Early planes were adjusted with a mallet. 
Precision adjustments with screws was a big step. 
Metal bodied planes has been the last major change to hand planes. 
Now even the cheapest of the cheap planes has a metal body. 
:yes:


----------



## Rodrat (Aug 31, 2016)

Toolman50 said:


> I hear you Rodrat, but you are very much in the minority. If more preferred the wooden bodied planes, they would still be on the market today.
> Early planes were adjusted with a mallet.
> Precision adjustments with screws was a big step.
> Metal bodied planes has been the last major change to hand planes.
> ...


I have been buying up the transitional ones. I feel its the best of both worlds. 

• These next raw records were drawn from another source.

+                    } else if (r->stats) hipLaunchKernelGGL(k_trace_packet<true>, pgrid, dim3(kTraceBlock), plds, s, sc, w->q[0], w->hits, w->ctr, 0, quad_slots);
+                    else hipLaunchKernelGGL(k_trace_packet<false>, pgrid, dim3(kTraceBlock), plds, s, sc, w->q[0], w->hits, w->ctr, 0, quad_slots);
                     stage_end(r, s, slot);
                 } else if (coop_all || !path) trace(0, -1);
                 if (path) {
@@ -1877,10 +1892,16 @@
                 stage_begin(r, ST_SHADE, s, slot);
                 auto launch_shade = [&](auto G, auto P) {
                     constexpr bool g = decltype(G)::value, pu = decltype(P)::value;
-                    if (env) hipLaunchKernelGGL((k_shade<g, true, pu, DEnv>), dim3(shade_blocks), dim3(kBlock), 0, s, sc, probe, nz, p, qin, w->hits, qout, w->sq, w->Lsum, w->ctr, (int)b, seed, gb, r->sort_queues, ev);
+                    if (env) hipLaunchKernelGGL((k_shade<g, true, pu, false, DEnv>), dim3(shade_blocks), dim3(kBlock), 0, s, sc, probe, nz, p, qin, w->hits, qout, w->sq, w->Lsum, w->ctr, (int)b, seed, gb, r->sort_queues, ev);
                     else hipLaunchKernelGGL((k_shade<g, false, pu>), dim3(shade_blocks), dim3(kBlock), 0, s, sc, probe, nz, p, qin, w->hits, qout, w->sq, w->Lsum, w->ctr, (int)b, seed, gb, r->sort_queues);
                 };
-                if (denoise && b == 0u) { if (punct) launch_shade(std::true_type{}, std::true_type{}); else launch_shade(std::true_type{}, std::false_type{}); }
+                auto launch_primary = [&](auto P) {
+                    constexpr bool pu = decltype(P)::value;
+                    if (env) hipLaunchKernelGGL((k_shade<false, true, pu, true, DEnv>), dim3(shade_blocks), dim3(kBlock), 0, s, sc, probe, nz, p, qin, w->hits, qout, w->sq, w->Lsum, w->ctr, (int)b, seed, gb, r->sort_queues, ev);
+                    else hipLaunchKernelGGL((k_shade<false, false, pu, true>), dim3(shade_blocks), dim3(kBlock), 0, s, sc, probe, nz, p, qin, w->hits, qout, w->sq, w->Lsum, w->ctr, (int)b, seed, gb, r->sort_queues);
+                };
+                if (fused && b == 0u) { if (punct) launch_primary(std::true_type{}); else launch_primary(std::false_type{}); }
+                else if (denoise && b == 0u) { if (punct) launch_shade(std::true_type{}, std::true_type{}); else launch_shade(std::true_type{}, std::false_type{}); }
                 else if (punct) launch_shade(std::false_type{}, std::true_type{});
                 else launch_shade(std::false_type{}, std::false_type{});
                 stage_end(r, s, slot);
diff --git a/loupiote_amd/csrc/kernels.h b/loupiote_amd/csrc/kernels.h
--- a/loupiote_amd/csrc/kernels.h
+++ b/loupiote_amd/csrc/kernels.h
@@ -237,6 +237,33 @@
     r1 = b;
 }
 
+struct PrimaryRay { uint32_t x, y, sample; f3 d; bool valid; };
+__device__ __forceinline__ PrimaryRay primary_ray(const FrameParams &p, const DNoise &nz, uint32_t vslot) {
+    PrimaryRay pr;
+    pr.sample = vslot / p.n_slots;
+    const uint32_t slot = vslot - pr.sample * p.n_slots;
+    const uint32_t seed_counter = p.seed_counter + pr.sample * p.max_bounces;
+    pr.x = 0; pr.y = 0;
+    pr.d = mk3(0.f, 0.f, 0.f);
+    pr.valid = slot_to_pixel(p, p.slot0 + slot, pr.x, pr.y);
+    if (pr.valid) {
+        const uint32_t x = pr.x, y = pr.y;
+        const uint32_t pixel = y * p.width + x;
+        Rng r = rng_init(pixel, stage_seed(p.user_seed, seed_counter), LPT_TAG_RAYGEN);
+        float jx = rng_next(r), jy = rng_next(r);
+        noise_shift(nz, x, y, seed_counter, jx, jy);
+        float sx = ((float)x + jx) / (float)p.width;
+        float sy = ((float)y + jy) / (float)p.height;
+        float cx = (2.0f * sx - 1.0f) * p.ax;
+        float cy = (1.0f - 2.0f * sy) * p.ay;
+        f3 dir = mk3((p.right.x * cx + p.up.x * cy) + p.fwd.x, (p.right.y * cx + p.up.y * cy) + p.fwd.y,
+                     (p.right.z * cx + p.up.z * cy) + p.fwd.z);
+        pr.d = normalize(dir);
+    }
+    return pr;
+}
+__device__ __forceinline__ uint32_t primary_pxy(const PrimaryRay &pr) { return pr.x | (pr.y << 13) | (pr.sample << 26); }
+
 template <bool DENSE>
 __global__ __launch_bounds__(kBlock) void k_raygen(FrameParams p, DNoise nz, Queue q, float4 *Lsum, FrameCounters *ctr) {
     __shared__ uint32_t lds[8];
@@ -245,30 +272,18 @@
     const uint32_t rounded = (total + (kBlock - 1u)) & ~(uint32_t)(kBlock - 1u);
     if (DENSE && blockIdx.x == 0 && threadIdx.x == 0) QC(ctr, 0) = total;
     for (uint32_t vslot = blockIdx.x * blockDim.x + threadIdx.x; vslot < rounded; vslot += stride) {
-        const uint32_t sample = vslot / p.n_slots, slot = vslot - sample * p.n_slots;
-        const uint32_t seed_counter = p.seed_counter + sample * p.max_bounces;
-        uint32_t x = 0, y = 0;
-        const bool valid = vslot < total && slot_to_pixel(p, p.slot0 + slot, x, y);
-        if (vslot < total) Lsum[vslot] = make_float4(0.f, 0.f, 0.f, 0.f);
-        f3 d = mk3(0.f, 0.f, 0.f);
-        if (valid) {
-            const uint32_t pixel = y * p.width + x;
-            Rng r = rng_init(pixel, stage_seed(p.user_seed, seed_counter), LPT_TAG_RAYGEN);
-            float jx = rng_next(r), jy = rng_next(r);
-            noise_shift(nz, x, y, seed_counter, jx, jy);
-            float sx = ((float)x + jx) / (float)p.width;
-            float sy = ((float)y + jy) / (float)p.height;
-            float cx = (2.0f * sx - 1.0f) * p.ax;
-            float cy = (1.0f - 2.0f * sy) * p.ay;
-            f3 dir = mk3((p.right.x * cx + p.up.x * cy) + p.fwd.x, (p.right.y * cx + p.up.y * cy) + p.fwd.y,
-                         (p.right.z * cx + p.up.z * cy) + p.fwd.z);
-            d = normalize(dir);
-        }
+        PrimaryRay pr;
+        pr.valid = false;
+        if (vslot < total) {
+            pr = primary_ray(p, nz, vslot);
+            Lsum[vslot] = make_float4(0.f, 0.f, 0.f, 0.f);
+        }
+        const bool valid = pr.valid;
         const uint32_t idx = DENSE ? vslot : block_compact(valid, &QC(ctr, 0), lds);
         if (valid) {
             st_nt(q.o + idx, make_float4(p.origin.x, p.origin.y, p.origin.z, -1.0f));
-            st_nt(q.d + idx, make_float4(d.x, d.y, d.z, __uint_as_float(vslot)));
-            q.T[idx] = make_float4(1.f, 1.f, 1.f, __uint_as_float(x | (y << 13) | (sample << 26)));
+            st_nt(q.d + idx, make_float4(pr.d.x, pr.d.y, pr.d.z, __uint_as_float(vslot)));
+            q.T[idx] = make_float4(1.f, 1.f, 1.f, __uint_as_float(primary_pxy(pr)));
         }
     }
 }
@@ -977,18 +992,28 @@
     c = make_float4(__uint_as_float(vc.x), __uint_as_float(vc.y), __uint_as_float(vc.z), __uint_as_float(vc.w));
 }
 
-template <bool STATS>
-__global__ __launch_bounds__(kTraceBlock) __attribute__((amdgpu_waves_per_eu(8))) void k_trace_packet(DScene sc, Queue q, float4 *hits, FrameCounters *ctr, int bounce, uint32_t quad_slots) {
+struct PrimaryGen { FrameParams p; DNoise nz; float4 *Lsum; uint32_t count; };
+__device__ __forceinline__ const PrimaryGen *gen_arg() { return nullptr; }
+__device__ __forceinline__ const PrimaryGen *gen_arg(const PrimaryGen &g) { return &g; }
+template <bool STATS, bool GEN = false, typename... Gen>
+__global__ __launch_bounds__(kTraceBlock) __attribute__((amdgpu_waves_per_eu(8))) void k_trace_packet(DScene sc, Queue q, float4 *hits, FrameCounters *ctr, int bounce, uint32_t quad_slots, Gen... gen) {
+    static_assert(sizeof...(Gen) == (GEN ? 1u : 0u), "the GEN instantiations take the frame's parameters, the others nothing");
+    const PrimaryGen *gp = gen_arg(gen...);
     static_assert(kTraceBlock == 64, "k_trace_packet: planes[] and stk[] are per-wave LDS, the block must be one wave");
     float *planes = reinterpret_cast<float *>(lds_dyn);
     uint32_t *stk = reinterpret_cast<uint32_t *>(lds_dyn) + 48;
     const DNode8 *__restrict__ nodes = sc.nodes;
     const float4 *__restrict__ woop = sc.woop;
     const uint32_t *__restrict__ leaf_prim = sc.leaf_prim;
-    const uint32_t count = QC(ctr, bounce);
     const uint32_t lane = threadIdx.x;
+    uint32_t count;
+    if constexpr (GEN) {
+        count = gp->count;
+        if (blockIdx.x == 0 && lane == 0) QC(ctr, bounce) = count;
+    } else count = QC(ctr, bounce);
     uint32_t visits = 0, tests = 0;
-    for (uint32_t base = blockIdx.x * 64u; base < count; base += gridDim.x * 64u) {
+    uint32_t base = blockIdx.x * 64u;
+    if (base < count) do {
         uint32_t ray = base + lane;
         if (quad_slots) {
             const uint32_t pk = base >> 6;
@@ -999,9 +1024,16 @@
             const uint32_t px = (qtr & 1u) * 4u + (sub & 3u), py = (qtr >> 1) * 4u + (sub >> 2);
             ray = smp * quad_slots + blk * 64u + py * 8u + px;
         }
-        const bool live = ray < count;
+        bool live = ray < count;
         f3 o = mk3(0.f, 0.f, 0.f), d = mk3(0.f, 0.f, 1.f);
-        if (live) { const float4 o4 = q.o[ray], d4 = q.d[ray]; o = mk3(o4.x, o4.y, o4.z); d = mk3(d4.x, d4.y, d4.z); }
+        if constexpr (GEN) {
+            if (live) {
+                gp->Lsum[ray] = make_float4(0.f, 0.f, 0.f, 0.f);
+                const PrimaryRay pr = primary_ray(gp->p, gp->nz, ray);
+                live = pr.valid;
+                if (live) { o = gp->p.origin; d = pr.d; }
+            }
+        } else if (live) { const float4 o4 = q.o[ray], d4 = q.d[ray]; o = mk3(o4.x, o4.y, o4.z); d = mk3(d4.x, d4.y, d4.z); }
         const float ix = safe_inv(d.x), iy = safe_inv(d.y), iz = safe_inv(d.z);
         const bool negx = ix < 0.0f, negy = iy < 0.0f, negz = iz < 0.0f;
         Hit best;
@@ -1117,7 +1149,7 @@
             intersect_lights(sc, o, d, best);
             st_nt(hits + ray, make_float4(best.t, best.u, best.v, __uint_as_float(best.prim)));
         }
-    }
+    } while (!GEN && (base += gridDim.x * 64u) < count);
     if (STATS && lane == 0) {
         atomicAdd(&ctr->packet_nodes, (unsigned long long)visits);
         atomicAdd(&ctr->packet_tris, (unsigned long long)tests);
@@ -1611,7 +1643,7 @@
 #ifndef LPT_SHADE_WAVES
 #define LPT_SHADE_WAVES(ENV, PUNCT) (((ENV) || (PUNCT)) ? 3 : 4)
 #endif
-template <bool GBUF, bool ENV = false, bool PUNCT = false, typename... Env>
+template <bool GBUF, bool ENV = false, bool PUNCT = false, bool PRIMARY = false, typename... Env>
 __global__ __launch_bounds__(kBlock) __attribute__((amdgpu_waves_per_eu(LPT_SHADE_WAVES(ENV, PUNCT)))) void k_shade(DScene sc, DProbe probe, DNoise nz, FrameParams p, Queue qin, const float4 *hits,
                                                   Queue qout, ShadowQueue sq, float4 *Lsum, FrameCounters *ctr, int bounce,
                                                   uint32_t seed_base, GBufArgs gb, int sorted, Env... env) {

I always seem to be the in the minority when it comes to these things. I'm pretty young but I feel old at heart. Sometimes newer isn't better.


----------



## allpurpose (Mar 24, 2016)

If you want to rehab it to use you may want to find a nice chunk of rosewood or something similar because the wood on it is cracked and likely not very stable. Of course that will probably lower the collectibility value, but would increase the usability value. I'm not that big on having tools to just look at. They were never manufactured for that purpose, but that's my opinion only. The choice is yours.


----------